_Assignment_
Would you copy out each line of the records below that includes the word "tmin"?

_Exercise data_
__device__ __forceinline__ uint32_t f2ord(float f) {
    uint32_t u = __float_as_uint(f);
    return (u & 0x80000000u) ? ~u : (u | 0x80000000u);
}
__device__ __forceinline__ float ord2f(uint32_t u) {
    return __uint_as_float((u & 0x80000000u) ? (u & 0x7fffffffu) : ~u);
}
__device__ __forceinline__ float wave_min(float v) {
    for (int o = 32; o > 0; o >>= 1) v = fminf(v, __shfl_xor(v, o, 64));
    return v;
}
__device__ __forceinline__ float wave_max(float v) {
    for (int o = 32; o > 0; o >>= 1) v = fmaxf(v, __shfl_xor(v, o, 64));
    return v;
}
__device__ __forceinline__ uint64_t wave_sum_u64(uint64_t v) {
    for (int o = 32; o > 0; o >>= 1) v += __shfl_xor(v, o, 64);
    return v;
// ... 163 lines not shown
            M.probe = true;
            M.pdepth = P.depth;
            P.o = hitPoint;
            P.tmin = 0.001f;
            M.tmax = st;
            M.inmed = true;
        }
    } else {
        if (MEDIA) M.tmax = RT_DEFAULT_MAX;
        const DevMaterial& m = S.mats[prim_material(S, h)];
        const f3 hitPoint = P.o + P.d * h.t;
        if (m.type == MAT_DIFFUSE || m.type == MAT_GLOSSY || m.type == MAT_TEXTURE) {
            const bool tex = m.type == MAT_TEXTURE;
            const f3 N = shading_normal(S, h);
            if (P.depth >= 1 && P.numStored < pb.D) {
                const uint32_t si = P.p_local * pb.D + P.numStored;
                float4* rec = pb.slots + 4 * (size_t)si;
                rec[0] = make_float4(hitPoint.x, hitPoint.y, hitPoint.z, P.power.x);
                pb.pos4[si] = make_float4(hitPoint.x, hitPoint.y, hitPoint.z, 0.f);
                rec[1] = make_float4(P.d.x, P.d.y, P.d.z, P.power.y);
                rec[2].x = P.power.z;
                if (fmax3(P.power) > 0 || pb.hash) {
                    P.mask |= 1u << P.numStored;
                    lo_x = fminf(lo_x, hitPoint.x); lo_y = fminf(lo_y, hitPoint.y); lo_z = fminf(lo_z, hitPoint.z);
                    hi_x = fmaxf(hi_x, hitPoint.x); hi_y = fmaxf(hi_y, hitPoint.y); hi_z = fmaxf(hi_z, hitPoint.z);
                }
                P.numStored++;
            }
            const f3 Kd = tex ? tex_color(S, m, h) : m.Kd;
            P.power = P.power * Kd;
            P.weight *= fmax3(Kd);
            if (P.depth >= 3) {
                float probContinue = favgf(Kd);
                float probSample = rnd(rs);
                if (probSample >= probContinue) done = true;
                else P.power = P.power / probContinue;
            }
            if (!done) {
                P.depth++;
                if (P.depth >= c.max_photon_depth || (double)P.weight < (tex ? 0.01 : 0.001) ||
                    P.numStored >= pb.Dlim) {
                    done = true;
                } else {
                    float s0 = rnd(rs);
                    float s1 = rnd(rs);
                    P.d = sample_hemisphere_cos(N, s0, s1);
                    P.o = hitPoint;
                    P.tmin = tex ? 0.01f : 0.0001f;
                    if (MEDIA) M.inmed = false;
                }
            }
        } else if (m.type == MAT_EMITTER) {
            if (MEDIA && !M.inmed) P.depth++;
            done = true;
        } else if (m.type == MAT_MIRROR) {
            const f3 N = shading_normal(S, h);
            P.depth++;
            if (P.depth <= c.max_photon_depth) {
                P.power = P.power * m.Kr;
                P.d = reflect(P.d, N);
                P.o = hitPoint;
                P.tmin = 0.0001f;
                if (MEDIA) M.inmed = false;
            } else {
                done = true;
            }
        } else {
            const f3 wsn = shading_normal(S, h);
            const bool outside = dot(wsn, P.d) < 0;
            const f3 N = outside ? wsn : -wsn;
            const float n1 = outside ? 1.0f : m.ior, n2 = outside ? m.ior : 1.0f;
            f3 refr;
            bool valid;
            const float refl = glass_reflect_factor(P.d, N, n1, n2, refr, valid);
            const float sample = rnd(rs);
            const bool reflected = sample <= refl;
            const f3 nd = reflected ? reflect(P.d, N) : refr;
            P.depth++;
            if (P.depth <= c.max_photon_depth) {
                P.o = hitPoint;
                P.d = nd;
                P.tmin = 0.0001f;
                if (MEDIA) M.inmed = (outside && !reflected) || (!outside && reflected);
            } else {
                done = true;
            }
        }
    }
    if (MEDIA && had_probe && P.depth == M.pdepth) {
        done = true;
        if (rnd(rs) < vm.sig_s / (vm.sig_a + vm.sig_s)) {
            M.nev++;
            M.ev_pos = M.spos;
            M.ev_pow = P.power;
            if (P.depth < c.max_photon_depth) {
                const float s0 = rnd(rs), s1 = rnd(rs);
                P.d = sample_unit_sphere(s0, s1);
                P.o = M.spos;
                P.tmin = 0.001f;
                M.tmax = RT_DEFAULT_MAX;
                M.inmed = false;
                done = false;
            }
        }
    }
    if (done) {
        pb.vmask[P.p_local] = (uint8_t)P.mask;
        rng_store(px.rng, P.slot, rs);
        if (MEDIA) {
            mb.ev_a[P.p_local] = make_float4(M.ev_pos.x, M.ev_pos.y, M.ev_pos.z, __uint_as_float(M.nev));
            mb.ev_b[P.p_local] = make_float4(M.ev_pow.x, M.ev_pow.y, M.ev_pow.z, 0.f);
        }
        return false;
    }
    return true;
}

_Finished exercise_
            P.tmin = 0.001f;
                    P.tmin = tex ? 0.01f : 0.0001f;
                P.tmin = 0.0001f;
                P.tmin = 0.0001f;
                P.tmin = 0.001f;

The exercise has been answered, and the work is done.